He also spent part of the decade before the 2016 presidential election, during which he served as advisor and eventually campaign manager to Trump, secretly working for Russian billionaire oligarch Oleg Deripaska, a close ally of Putin's, during which time Manafort allegedly "proposed an ambitious political strategy to undermine anti-Russian opposition across former Soviet republics."
A year ago, a handwritten ledger surfaced in Ukraine with dates and dollar amounts, totaling at least $1.2 million, next to Manafort's name. Manafort publicly questioned the authenticity of the ledger, while "Ukrainian investigators called it evidence of off-the-books payments from a pro-Russian political party."
These are just the broadest outlines of the work that made Manafort the focus of a federal probe into possible corruption, even before he also became a target in the investigation into possible collusion between the Trump campaign and Russia. The gist is: Manafort is shady. He's done shady work for foreign adversaries of the United States, he hasn't always disclosed all of his work as required by U.S. law, and some of the payments for that work are pretty sketchy, at best.
All of that is preface to the news, reported by Carol D. Leonnig, Tom Hamburger, and Rosalind S. Helderman at the Washington Post, that the FBI conducted a predawn raid of Manafort's home last month.

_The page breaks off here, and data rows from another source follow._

struct UmprGemm {
  const float* A = nullptr; long lda = 0; bool transA = false;
  const float* B = nullptr; long ldb = 0; bool transB = false;
  float* C = nullptr; long ldc = 0;
  int M = 0, N = 0, K = 0;
  const int64_t* gatherA = nullptr;
  const int64_t* gatherB = nullptr;
  const float* bias = nullptr; int bias_mode = 0;
  int act = 0; bool accumulate = false; float alpha = 1.0f;
  int split_k = 1;
  float* ws = nullptr; size_t ws_bytes = 0;
  int winA_L = 0, winA_D = 1, winA_pad = 0;
  int winB_L = 0, winB_D = 1, winB_pad = 0;
};
void umpr_gemm_set_b16(int on);
int umpr_gemm_b16();
int umpr_gemm(const UmprGemm& g, hipStream_t stream);
struct UmprB16Scope {
  int prev;
  explicit UmprB16Scope(int on) : prev(umpr_gemm_b16()) { if (on) umpr_gemm_set_b16(1); }
  ~UmprB16Scope() { umpr_gemm_set_b16(prev); }
// ... 25 lines not shown

int umpr_fill(float* p, long n, float v, hipStream_t s);
int umpr_multi_copy(const float* const* src, float* const* dst, const long* n, const int* accumulate, int nseg, hipStream_t s);
int umpr_multi_colsum_rows(const float* const* src, const int* rows, const long* cols, const long* row_stride, float* const* dst,
                           const int* accumulate, int nseg, hipStream_t s);
int umpr_copy_or_add(const float* src, float* dst, long n, int accumulate, hipStream_t s);

struct UmprHead {
  const float* rr;
  const float* c_u; const float* c_i; const float* pp; const float* pn;
  const float* vgg;
  const float* pos_v; const float* neg_v;
  const float* lw; const float* lb;
  const float* fw; const float* fb;
  const float* labels;
  float rate;
  int B, V, P, F;
  float* pred; float* loss;
  float* z;
  float* img_emb; float* pos_match; float* neg_match;
  float* posneg_emb;
  const float* d_loss;
  const float* d_pred;
  float* d_rr; float* d_cu; float* d_ci; float* d_pp; float* d_pn;
  float* d_vgg; float* d_pos_v; float* d_neg_v; float* d_lw; float* d_lb; float* d_fw; float* d_fb;
};
int umpr_head_launch(const UmprHead& p, int backward, hipStream_t s);

enum ConvPass { CONV_FWD = 0, CONV_DGRAD = 1, CONV_WGRAD = 2 };
enum ConvAlgo { CONV_GENERIC = 0 , CONV_C3 = 1 ,
                CONV_DIRECT = 2 , CONV_WINO2 = 3, CONV_WINO4 = 4 };
struct ConvHints {
  bool inference = false, pool_follows = false; float* v_slot = nullptr; size_t v_slot_floats = 0;
  bool pooled_dy = false; const float* pool_y = nullptr;
};
struct ConvPlan {
  ConvAlgo algo;
  ConvAlgo direct;
  bool edge;
  size_t ws_floats;
  size_t v_floats;
};
ConvPlan umpr_conv3x3_plan(ConvPass pass, int N, int Cin, int Cout, int H, int W, bool inference);
size_t umpr_conv3x3_pack_floats(int N, int Cin, int Cout, int H, int W);
bool umpr_conv3x3_pool_fold_ok(int N, int Cin, int Cout, int H, int W);
int umpr_conv3x3_run(const float* x, const float* w, int transposed, const float* bias, const float* mask, float* y,
                     int N, int Cin, int Cout, int H, int W, int relu, float* wpack, size_t wpack_floats,
                     const ConvHints& hints, hipStream_t s);
struct WinoConvGeom { int planes, MT, S; long T, Tpad; bool edge; size_t v_floats, U, V, M, count, tie, floats; };
WinoConvGeom umpr_wino_conv_geom(int N, int C, int M, int H, int W, bool f4);
struct WinoWgradGeom { long T, Tpad; int MT, CT, Mpad, Cpad, stages, splits, stages_per_split, planes, bnc; size_t Gy, V, P, BP, floats; };
WinoWgradGeom umpr_wino_wgrad_geom(int N, int Cin, int Cout, int H, int W, bool f4);
long umpr_wino_last_fix_count();
int umpr_wino_wgrad(const float* dy, const float* x, float* dw, float* db, int N, int Cin, int Cout, int H, int W,
                    int accumulate, float* ws, size_t ws_floats, bool f4, const ConvHints& hints, hipStream_t s);
int umpr_wino_conv3x3(const float* x, const float* w, int transposed, const float* bias, const float* mask, float* y,
                      int N, int Cin, int Cout, int H, int W, int relu, float* ws, size_t ws_floats, bool f4,
                      const ConvHints& hints, hipStream_t s);
int umpr_conv3x3_flip_transpose(const float* w, float* wt, int Cout, int Cin, hipStream_t s);
size_t umpr_conv3x3_wgrad_ws_bytes(int N, int Cin, int Cout, int H, int W);
int umpr_conv3x3_wgrad(const float* gz, const float* x, float* dw, float* db, int N, int Cin, int Cout, int H, int W,
                       int accumulate, float* ws, size_t ws_bytes, const ConvHints& hints, hipStream_t s);
int umpr_maxpool2_fwd_impl(const float* x, float* y, long planes, int H, int W, hipStream_t s);
int umpr_maxpool2_bwd_relu_impl(const float* x, const float* gy, float* gx, long planes, int H, int W, hipStream_t s);
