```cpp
template <int CG, int FMT = 0>
__global__ __launch_bounds__(256, (CG > 4 || CG == 1) ? 2 : 3) void trk_corr_kernel(
    const void* __restrict__ iq, const gpsmi_trk_state* __restrict__ st_in,
    const int* __restrict__ delay_forced, const float2* __restrict__ rep,
    const float2* __restrict__ tw, TrkParams P, int ngroups, int nblocks,
    gpsmi_trk_out* __restrict__ out, JobMid* __restrict__ mid) {
    __shared__ __attribute__((aligned(16))) float lds[kFftLdsFloats];
    __shared__ __attribute__((aligned(16))) float lds_tw[kFftTwFloats];
    __shared__ float red[kStatsRedFloats];
    float* magbuf = lds + 2 * kFftPlane;
    float2 (*urow)[32] = reinterpret_cast<float2 (*)[32]>(lds + 2 * kFftPlane);
    float2 (*vtab)[32] = urow + CG;
    float2* step = reinterpret_cast<float2*>(urow + 2 * CG);
    static_assert(kFftN <= 2 * kFftPlane1 && (CG * 64 + CG) * 2 <= 2 * kFftPlane1, "aliases must fit buffer 1");
    __shared__ StreamChan schan[CG];
    __shared__ CorrFin fin[CG];

    const CorrWg unit = corr_wg_map((int)blockIdx.x, nblocks, ngroups);
    const int g = unit.group, b = unit.block;
    if (b >= nblocks) return;
    const int t = threadIdx.x;
    const int cs = kFftN;
    constexpr int kFoldDepth = kFoldDepthOf<CG>;
    const float2* blk = static_cast<const float2*>(iq) + (size_t)b * ((size_t)cs * P.n_cyc);
    const uint16_t* rblk = static_cast<const uint16_t*>(iq) + (size_t)b * ((size_t)cs * P.n_cyc);
    const double inv_2pi = 0.15915494309189533576888376337251;
    const int first = (P.n_cyc - P.corr_avg) / 2;
    const int pc_c = min(t / 33, CG - 1);
    const gpsmi_trk_state& st = st_in[b * P.nch + min(g * CG + pc_c, P.nch - 1)];
    int st_prn = st.prn, st_delay = st.delay;
    float st_om0 = st.omega0, st_freq = st.freq, st_phase = st.phase;
    using Raw = typename std::conditional<FMT == 0, v2f, unsigned>::type;
    auto fetch = [&](int i, int r) -> Raw {
        if constexpr (FMT == 0) {
            const float2 v = blk[(size_t)i * cs + t + 256 * r];
            return v2f{v.x, v.y};
        } else {
            return (unsigned)rblk[(size_t)i * cs + t + 256 * r];
        }
    };
    auto decode = [&](Raw v) -> v2f {
        if constexpr (FMT == 0) {
            return v;
        } else {
            const float scl = 1.0f / 127.5f;
            return v2f{sub_rn(mul_rn((float)(v & 0xFF), scl), 1.0f), sub_rn(mul_rn((float)(v >> 8), scl), 1.0f)};
        }
    };
    Raw x[kFoldDepth][8];
    const bool nofold = diag_flag(P, 32);
    const bool piped = P.corr_avg == kFoldChunk && !nofold;
    if (piped) {
#pragma unroll
        for (int k = 0; k < kFoldDepth; ++k)
#pragma unroll
            for (int r = 0; r < 8; ++r) x[k][r] = fetch(first + k, r);
    }
    const FftTw ftw = fft_setup(lds_tw, tw, t);
    asm volatile("" : "+v"(st_prn), "+v"(st_delay), "+v"(st_om0), "+v"(st_freq), "+v"(st_phase));

    if (t < CG * 33) {
        const int c = t / 33, i = t % 33;
        const int cidx = g * CG + c;
        const int job = b * P.nch + cidx;
        StreamChan s;
        s.job = job; s.active = 0; s.om = 0.f; s.ph = 0.f; s.d = 0; s.prn = 0;
        if (cidx < P.nch && st_prn > 0) {
            s.active = 1;
            s.om = st_om0 != 0.f ? st_om0 : omega_of(st_freq);
            s.ph = st_phase;
            s.d = st_delay;
            s.prn = st_prn;
        }
        const double f_eff = (double)s.om * inv_2pi;
        if (i < 32) {
            const double rev = f_eff * (double)i * 1.0e-3;
            urow[c][i] = phasor_rev((float)(rev - rint(rev)));
            const double per = f_eff / (1000.0 * (double)cs);
            const double rv = i < 16 ? per * (double)(i + 1) + (double)s.ph * inv_2pi
                                     : per * (double)(16 * (i - 16));
            vtab[c][i] = phasor_rev((float)(rv - rint(rv)));
        } else {
            const double rev = f_eff * 256.0 / (1000.0 * (double)cs);
            step[c] = phasor_rev((float)(rev - rint(rev)));
            schan[c] = s;
            if (cidx < P.nch && !s.active) {
                JobMid z;
                z.delay_used = 0; z.active = 0; z.prn = 0; z.om = 0.f; z.ph = 0.f;
                z.pad[0] = z.pad[1] = z.pad[2] = 0;
                mid[job] = z;
            }
        }
    }
    lds_barrier();

    v2f acc[CG][8];
#pragma unroll
    for (int c = 0; c < CG; ++c)
#pragma unroll
        for (int r = 0; r < 8; ++r) acc[c][r] = v2f{0.f, 0.f};
    auto fold_in = [&](const v2f (&u)[CG], int r, v2f xr, v2f xprev) {
        if constexpr (CG == 1) {
            if (r & 1) cmac2(acc[0][r - 1], acc[0][r], u[0], xprev, u[0], xr);
        } else {
#pragma unroll
            for (int c = 0; c + 1 < CG; c += 2)
                cmac2(acc[c][r], acc[c + 1][r], u[c], xr, u[c + 1], xr);
        }
    };
    auto fold_row = [&](int i, Raw (&xk)[8], auto reload, int inext) {
        v2f u[CG];
#pragma unroll
        for (int c = 0; c < CG; ++c) u[c] = v2f{urow[c][i].x, urow[c][i].y};
        v2f xprev = v2f{0.f, 0.f};
#pragma unroll
        for (int r = 0; r < 8; ++r) {
            const v2f xr = decode(xk[r]);
            fold_in(u, r, xr, xprev);
            xprev = xr;
            if constexpr (decltype(reload)::value) {
                if (CG > 1 || (r & 1)) {
                    xk[r] = fetch(inext, r);
                    if (CG == 1) xk[r - 1] = fetch(inext, r - 1);
                }
            }
        }
    };
    if (piped) {
#pragma unroll
        for (int j = 0; j < kFoldChunk; ++j) {
            if (j + kFoldDepth < kFoldChunk)
                fold_row(first + j, x[j % kFoldDepth], std::true_type{}, first + j + kFoldDepth);
            else
                fold_row(first + j, x[j % kFoldDepth], std::false_type{}, 0);
            __builtin_amdgcn_sched_barrier(0);
        }
    } else if (!nofold) {
        for (int i = first; i < first + P.corr_avg; ++i) {
#pragma unroll
            for (int r = 0; r < 8; ++r) x[0][r] = fetch(i, r);
            fold_row(i, x[0], std::false_type{}, 0);
        }
    }

    const float sc = (1.0f / (float)P.corr_avg) * (1.0f / kFftN);
#pragma unroll
    for (int c = 0; c < CG; ++c) {
        const float2 e1 = vtab[c][t & 15], e2 = vtab[c][16 + (t >> 4)], s2 = step[c];
        fft_c vm = cmulp(fft_c{e1.x, e1.y}, fft_c{e2.x, e2.y});
        const fft_c st256 = fft_c{s2.x, s2.y};
#pragma unroll
        for (int r = 0; r < 8; ++r) {
            acc[c][r] = cmulp(acc[c][r] * sc, vm);
            vm = cmulp(vm, st256);
        }
    }
    auto prepare = [&](int c, const StreamChan& s, float2 (&v)[8], float2 (&rs)[8]) {
#pragma unroll
        for (int r = 0; r < 8; ++r) v[r] = make_float2(acc[c][r].x, acc[c][r].y);
        const float2* R = rep + (size_t)s.prn * kFftN;
#pragma unroll
        for (int q = 0; q < 8; ++q) rs[q] = R[t + 256 * q];
    };
    auto times_conj = [&](float2 (&v)[8], const float2 (&rs)[8]) {
#pragma unroll
        for (int q = 0; q < 8; ++q) {
            const fft_c o = cmulp_conj(fft_c{v[q].x, v[q].y}, fft_c{rs[q].x, rs[q].y});
            v[q] = make_float2(o.x, o.y);
        }
    };
    auto magnitudes = [&](const float2 (&v)[8], float (&mag)[8]) {
#pragma unroll
        for (int q = 0; q < 8; ++q)
            mag[q] = __builtin_amdgcn_sqrtf(v[q].x * v[q].x + v[q].y * v[q].y);
    };
    auto single = [&](int c) {
        const StreamChan s = schan[c];
        float2 v[8], rs[8];
        prepare(c, s, v, rs);
        fft2048(v, lds, ftw, t);
        times_conj(v, rs);
        lds_barrier();
        fft2048(v, lds, ftw, t);
        float mag[8];
        magnitudes(v, mag);
        int bi; float bv, mean, sd, elo, ehi;
        corr_stats8(mag, t, magbuf, red, bi, bv, mean, sd, elo, ehi);
        if (t == 0) fin[c] = CorrFin{bi, bv, mean, sd, elo, ehi};
    };
    if (diag_flag(P, 64)) {
        float sm = 0.f;
#pragma unroll
        for (int c = 0; c < CG; ++c)
#pragma unroll
            for (int r = 0; r < 8; ++r) sm += acc[c][r].x + acc[c][r].y;
        if (t < CG && schan[t].active)
            corr_finish(schan[t], CorrFin{0, sm, 0.f, 1.f, 0.f, 0.f}, P, delay_forced, out, mid);
        return;
    }
#pragma unroll
    for (int c = 0; c < CG; ++c)
        if (schan[c].active) single(c);
    __syncthreads();
    if (t < CG && schan[t].active) corr_finish(schan[t], fin[t], P, delay_forced, out, mid);
}

}
```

FBI agents raided the Alexandria home of [Donald] Trump's former campaign chairman late last month, using a search warrant to seize documents and other materials, according to people familiar with the special counsel investigation into Russian meddling in the 2016 election.The New York Times reports that the seized documents were reportedly "tax documents and foreign banking records," in which the FBI typically takes an interest "when investigating violations of the federal Bank Secrecy Act, which requires Americans to report their foreign banking accounts."
Federal agents appeared at Paul Manafort's home without advance warning in the predawn hours of July 26, the day after he met voluntarily with the staff for the Senate Intelligence Committee.
The search warrant was wide-ranging and FBI agents working with special counsel Robert S. Mueller III departed the home with various records. Jason Maloni, a spokesman for Manafort, confirmed that agents executed a warrant at one of the political consultant's homes and that Manafort cooperated with the search.
Manafort has been voluntarily producing documents to congressional committees investigating Russia's interference in the 2016 presidential election. The search warrant indicates investigators may have argued to a federal judge they had reason to believe Manafort could not be trusted to turn over all records in response to a grand jury subpoena.
Where this will lead Mueller's investigation depends on what they found — or didn't find.
Like the impaneling of a grand jury, this search means that Mueller's investigation is proceeding. And that is still good news, given Trump's attempts to intimidate Mueller with belligerent public statements and threats to interfere with the investigation.
As I've said before, no one knows better than one of Trump's multiple fired campaign managers that Trump's much-touted reverence for loyalty only goes one way. Trump had better be praying to his god of gold toilets that they don't find anything on Manafort which might induce him to sing.
In the meantime, he's launching a preemptive strike in the ugliest way, just as he has done his entire life.
Trump's White House leaked to the National Enquirer that "sleazy," "cheating" Paul Manafort betrayed his wife and his country: pic.twitter.com/hGc7rOC8DA
— Andrea Chalupa (@AndreaChalupa) August 9, 2017
Like I said, Trump's loyalty only goes one way. If Paul Manafort hadn't already taken notice of that fact, he surely has now.